Print the listing in full, with no character changed.

*** Block opens ***

@@ -47,17 +48,22 @@
     xn = static_cast<double>(xc) / static_cast<double>(zc);
     yn = static_cast<double>(yc) / static_cast<double>(zc);
   }
-  const double x2 = xn * xn;
-  const double y2 = yn * yn;
-  const double r2 = x2 + y2;
-  const double r4 = r2 * r2;
-  const double r6 = r2 * r4;
-  const double rc = ((1.0 + c.k1 * r2) + c.k2 * r4) + c.k3 * r6;
-  const double t1 = (2.0 * xn) * yn;
-  const double t2 = r2 + 2.0 * x2;
-  const double t3 = r2 + 2.0 * y2;
-  const double xd = (rc * xn + c.p1 * t1) + c.p2 * t2;
-  const double yd = (rc * yn + c.p1 * t3) + c.p2 * t1;
+  double xd, yd;
+  if constexpr (kShortUV) {
+    vf::distort_short(vf::Distortion{c.k1, c.k2, c.k3, c.p1, c.p2}, xn, yn, xd, yd);
+  } else {
+    const double x2 = xn * xn;
+    const double y2 = yn * yn;
+    const double r2 = x2 + y2;
+    const double r4 = r2 * r2;
+    const double r6 = r2 * r4;
+    const double rc = ((1.0 + c.k1 * r2) + c.k2 * r4) + c.k3 * r6;
+    const double t1 = (2.0 * xn) * yn;
+    const double t2 = r2 + 2.0 * x2;
+    const double t3 = r2 + 2.0 * y2;
+    xd = (rc * xn + c.p1 * t1) + c.p2 * t2;
+    yd = (rc * yn + c.p1 * t3) + c.p2 * t1;
+  }
   u = c.fx * xd + c.cx;
   v = c.fy * yd + c.cy;
 }
@@ -142,6 +148,40 @@
   return p;
 }
 
+struct ShortVisit {
+  float xc, yc, zc;
+  int32_t cell, pixel;
+  bool map_ok, image_ok;
+};
+template <bool kPretest>
+__device__ __forceinline__ ShortVisit project_point_short(const DevCamera &c, const float *__restrict__ m, float x, float y, float z,
+                                                          bool pretest_here = true, bool finite_sure = false) {
+  ShortVisit p;
+  xform(m, x, y, z, p.xc, p.yc, p.zc);
+  p.cell = 0;
+  p.pixel = 0;
+  p.map_ok = p.image_ok = false;
+  const bool go = p.zc > 0.0f && !(kPretest && pretest_here && c.pretest && surely_rejected(c, p.xc, p.yc, p.zc));
+  if (!kPretest || __builtin_amdgcn_ballot_w64(go)) {
+    double u, v;
+    project_uv<true, true>(c, p.xc, p.yc, p.zc, u, v, finite_sure);
+    const bool cell_ok = vf::map_cell_short(div_by_ds(c, static_cast<float>(u)), div_by_ds(c, static_cast<float>(v)), vf::map_bound(c.mw),
+                                            vf::map_bound(c.mh), c.mw, p.cell);
+    p.map_ok = go & cell_ok;
+    p.image_ok = go & (u > -1.0) & (u < c.img_wd) & (v > -1.0) & (v < c.img_hd);
+    p.pixel = p.image_ok ? static_cast<int32_t>(v) * c.img_w + static_cast<int32_t>(u) : 0;
+  }
+  return p;
+}
+template <bool kPretest, bool kShort>
+__device__ __forceinline__ auto project_visit(const DevCamera &c, const float *__restrict__ m, float x, float y, float z,
+                                              bool pretest_here = true, bool finite_sure = false) {
+  if constexpr (kShort)
+    return project_point_short<kPretest>(c, m, x, y, z, pretest_here, finite_sure);
+  else
+    return project_point<kPretest>(c, m, x, y, z, pretest_here, finite_sure);
+}
+
 __device__ __forceinline__ bool keep_rule(const DevCamera &c, const Projected &p, const uint32_t *__restrict__ depth) {
   if (!c.enable_zbuf) return p.cell != -1;
   if (p.cell < 0) return false;
@@ -183,6 +223,12 @@
   return true;
 }
 
+__device__ __forceinline__ float sqrt_rn(float x) {
+  if (vf::sqrt_in_window(x)) return vf::sqrt_from_estimate(x, __builtin_amdgcn_sqrtf(x));
+  return sqrtf(x);
+}
+
+template <bool kShortSqrt = false>
 __device__ __forceinline__ float final_score(float xc, float yc, float zc, double px, double py, double pz) {
   const double dx = static_cast<double>(xc) - px;
   const double dy = static_cast<double>(yc) - py;
@@ -200,7 +246,8 @@
     o = static_cast<float>((cosA + 1.0) / 2.0);
   }
   o = 0.2f + 0.8f * o;
-  const float dist = sqrtf((xc * xc + yc * yc) + zc * zc);
+  const float d2 = (xc * xc + yc * yc) + zc * zc;
+  const float dist = kShortSqrt ? sqrt_rn(d2) : sqrtf(d2);
   const float diff = fabsf(dist - 2.0f);
   float nd = diff / 2.0f;
   nd = nd < 1.0f ? nd : 1.0f;
diff --git a/pointcloudprocessor_amd/csrc/pcp_internal.hpp b/pointcloudprocessor_amd/csrc/pcp_internal.hpp
--- a/pointcloudprocessor_amd/csrc/pcp_internal.hpp
+++ b/pointcloudprocessor_amd/csrc/pcp_internal.hpp
@@ -152,6 +152,7 @@
   mutable std::string error;
 
   bool have_camera = false;
+  bool uv_tame = false;
   pcp_camera camera{};
   pcp_cull_params cull{};
   pcp::DevCamera dcam{};
diff --git a/pointcloudprocessor_amd/csrc/pcp_visit_forms.hpp b/pointcloudprocessor_amd/csrc/pcp_visit_forms.hpp
--- /dev/null
+++ b/pointcloudprocessor_amd/csrc/pcp_visit_forms.hpp
@@ -0,0 +1,105 @@
+#pragma once
+
+#include <stdint.h>
+
+#if defined(__HIPCC__)
+#include <hip/hip_runtime.h>
+#define PCP_VF_HD __host__ __device__ __forceinline__
+#define PCP_VF_FMA(a, b, c) __builtin_fma((a), (b), (c))
+#define PCP_VF_FMAF(a, b, c) __builtin_fmaf((a), (b), (c))
+#define PCP_VF_FMINF(a, b) __builtin_fminf((a), (b))
+#else
+#include <cmath>
+#define PCP_VF_HD inline
+#define PCP_VF_FMA(a, b, c) std::fma((a), (b), (c))
+#define PCP_VF_FMAF(a, b, c) std::fma((a), (b), (c))
+#define PCP_VF_FMINF(a, b) std::fmin((a), (b))
+#endif
+
+namespace pcp {
+namespace vf {
+
+struct Distortion {
+  double k1, k2, k3, p1, p2;
+};
+
+PCP_VF_HD void distort_written(const Distortion &c, double xn, double yn, double &xd, double &yd) {
+  const double x2 = xn * xn;
+  const double y2 = yn * yn;
+  const double r2 = x2 + y2;
+  const double r4 = r2 * r2;
+  const double r6 = r2 * r4;
+  const double rc = ((1.0 + c.k1 * r2) + c.k2 * r4) + c.k3 * r6;
+  const double t1 = (2.0 * xn) * yn;
+  const double t2 = r2 + 2.0 * x2;
+  const double t3 = r2 + 2.0 * y2;
+  xd = (rc * xn + c.p1 * t1) + c.p2 * t2;
+  yd = (rc * yn + c.p1 * t3) + c.p2 * t1;
+}
+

*** Block closes ***

▸ Exercise answer:
@@ -47,17 +48,22 @@
     xn = static_cast<double>(xc) / static_cast<double>(zc);
     yn = static_cast<double>(yc) / static_cast<double>(zc);
   }
-  const double x2 = xn * xn;
-  const double y2 = yn * yn;
-  const double r2 = x2 + y2;
-  const double r4 = r2 * r2;
-  const double r6 = r2 * r4;
-  const double rc = ((1.0 + c.k1 * r2) + c.k2 * r4) + c.k3 * r6;
-  const double t1 = (2.0 * xn) * yn;
-  const double t2 = r2 + 2.0 * x2;
-  const double t3 = r2 + 2.0 * y2;
-  const double xd = (rc * xn + c.p1 * t1) + c.p2 * t2;
-  const double yd = (rc * yn + c.p1 * t3) + c.p2 * t1;
+  double xd, yd;
+  if constexpr (kShortUV) {
+    vf::distort_short(vf::Distortion{c.k1, c.k2, c.k3, c.p1, c.p2}, xn, yn, xd, yd);
+  } else {
+    const double x2 = xn * xn;
+    const double y2 = yn * yn;
+    const double r2 = x2 + y2;
+    const double r4 = r2 * r2;
+    const double r6 = r2 * r4;
+    const double rc = ((1.0 + c.k1 * r2) + c.k2 * r4) + c.k3 * r6;
+    const double t1 = (2.0 * xn) * yn;
+    const double t2 = r2 + 2.0 * x2;
+    const double t3 = r2 + 2.0 * y2;
+    xd = (rc * xn + c.p1 * t1) + c.p2 * t2;
+    yd = (rc * yn + c.p1 * t3) + c.p2 * t1;
+  }
   u = c.fx * xd + c.cx;
   v = c.fy * yd + c.cy;
 }
@@ -142,6 +148,40 @@
   return p;
 }
 
+struct ShortVisit {
+  float xc, yc, zc;
+  int32_t cell, pixel;
+  bool map_ok, image_ok;
+};
+template <bool kPretest>
+__device__ __forceinline__ ShortVisit project_point_short(const DevCamera &c, const float *__restrict__ m, float x, float y, float z,
+                                                          bool pretest_here = true, bool finite_sure = false) {
+  ShortVisit p;
+  xform(m, x, y, z, p.xc, p.yc, p.zc);
+  p.cell = 0;
+  p.pixel = 0;
+  p.map_ok = p.image_ok = false;
+  const bool go = p.zc > 0.0f && !(kPretest && pretest_here && c.pretest && surely_rejected(c, p.xc, p.yc, p.zc));
+  if (!kPretest || __builtin_amdgcn_ballot_w64(go)) {
+    double u, v;
+    project_uv<true, true>(c, p.xc, p.yc, p.zc, u, v, finite_sure);
+    const bool cell_ok = vf::map_cell_short(div_by_ds(c, static_cast<float>(u)), div_by_ds(c, static_cast<float>(v)), vf::map_bound(c.mw),
+                                            vf::map_bound(c.mh), c.mw, p.cell);
+    p.map_ok = go & cell_ok;
+    p.image_ok = go & (u > -1.0) & (u < c.img_wd) & (v > -1.0) & (v < c.img_hd);
+    p.pixel = p.image_ok ? static_cast<int32_t>(v) * c.img_w + static_cast<int32_t>(u) : 0;
+  }
+  return p;
+}
+template <bool kPretest, bool kShort>
+__device__ __forceinline__ auto project_visit(const DevCamera &c, const float *__restrict__ m, float x, float y, float z,
+                                              bool pretest_here = true, bool finite_sure = false) {
+  if constexpr (kShort)
+    return project_point_short<kPretest>(c, m, x, y, z, pretest_here, finite_sure);
+  else
+    return project_point<kPretest>(c, m, x, y, z, pretest_here, finite_sure);
+}
+
 __device__ __forceinline__ bool keep_rule(const DevCamera &c, const Projected &p, const uint32_t *__restrict__ depth) {
   if (!c.enable_zbuf) return p.cell != -1;
   if (p.cell < 0) return false;
@@ -183,6 +223,12 @@
   return true;
 }
 
+__device__ __forceinline__ float sqrt_rn(float x) {
+  if (vf::sqrt_in_window(x)) return vf::sqrt_from_estimate(x, __builtin_amdgcn_sqrtf(x));
+  return sqrtf(x);
+}
+
+template <bool kShortSqrt = false>
 __device__ __forceinline__ float final_score(float xc, float yc, float zc, double px, double py, double pz) {
   const double dx = static_cast<double>(xc) - px;
   const double dy = static_cast<double>(yc) - py;
@@ -200,7 +246,8 @@
     o = static_cast<float>((cosA + 1.0) / 2.0);
   }
   o = 0.2f + 0.8f * o;
-  const float dist = sqrtf((xc * xc + yc * yc) + zc * zc);
+  const float d2 = (xc * xc + yc * yc) + zc * zc;
+  const float dist = kShortSqrt ? sqrt_rn(d2) : sqrtf(d2);
   const float diff = fabsf(dist - 2.0f);
   float nd = diff / 2.0f;
   nd = nd < 1.0f ? nd : 1.0f;
diff --git a/pointcloudprocessor_amd/csrc/pcp_internal.hpp b/pointcloudprocessor_amd/csrc/pcp_internal.hpp
--- a/pointcloudprocessor_amd/csrc/pcp_internal.hpp
+++ b/pointcloudprocessor_amd/csrc/pcp_internal.hpp
@@ -152,6 +152,7 @@
   mutable std::string error;
 
   bool have_camera = false;
+  bool uv_tame = false;
   pcp_camera camera{};
   pcp_cull_params cull{};
   pcp::DevCamera dcam{};
diff --git a/pointcloudprocessor_amd/csrc/pcp_visit_forms.hpp b/pointcloudprocessor_amd/csrc/pcp_visit_forms.hpp
--- /dev/null
+++ b/pointcloudprocessor_amd/csrc/pcp_visit_forms.hpp
@@ -0,0 +1,105 @@
+#pragma once
+
+#include <stdint.h>
+
+#if defined(__HIPCC__)
+#include <hip/hip_runtime.h>
+#define PCP_VF_HD __host__ __device__ __forceinline__
+#define PCP_VF_FMA(a, b, c) __builtin_fma((a), (b), (c))
+#define PCP_VF_FMAF(a, b, c) __builtin_fmaf((a), (b), (c))
+#define PCP_VF_FMINF(a, b) __builtin_fminf((a), (b))
+#else
+#include <cmath>
+#define PCP_VF_HD inline
+#define PCP_VF_FMA(a, b, c) std::fma((a), (b), (c))
+#define PCP_VF_FMAF(a, b, c) std::fma((a), (b), (c))
+#define PCP_VF_FMINF(a, b) std::fmin((a), (b))
+#endif
+
+namespace pcp {
+namespace vf {
+
+struct Distortion {
+  double k1, k2, k3, p1, p2;
+};
+
+PCP_VF_HD void distort_written(const Distortion &c, double xn, double yn, double &xd, double &yd) {
+  const double x2 = xn * xn;
+  const double y2 = yn * yn;
+  const double r2 = x2 + y2;
+  const double r4 = r2 * r2;
+  const double r6 = r2 * r4;
+  const double rc = ((1.0 + c.k1 * r2) + c.k2 * r4) + c.k3 * r6;
+  const double t1 = (2.0 * xn) * yn;
+  const double t2 = r2 + 2.0 * x2;
+  const double t3 = r2 + 2.0 * y2;
+  xd = (rc * xn + c.p1 * t1) + c.p2 * t2;
+  yd = (rc * yn + c.p1 * t3) + c.p2 * t1;
+}
+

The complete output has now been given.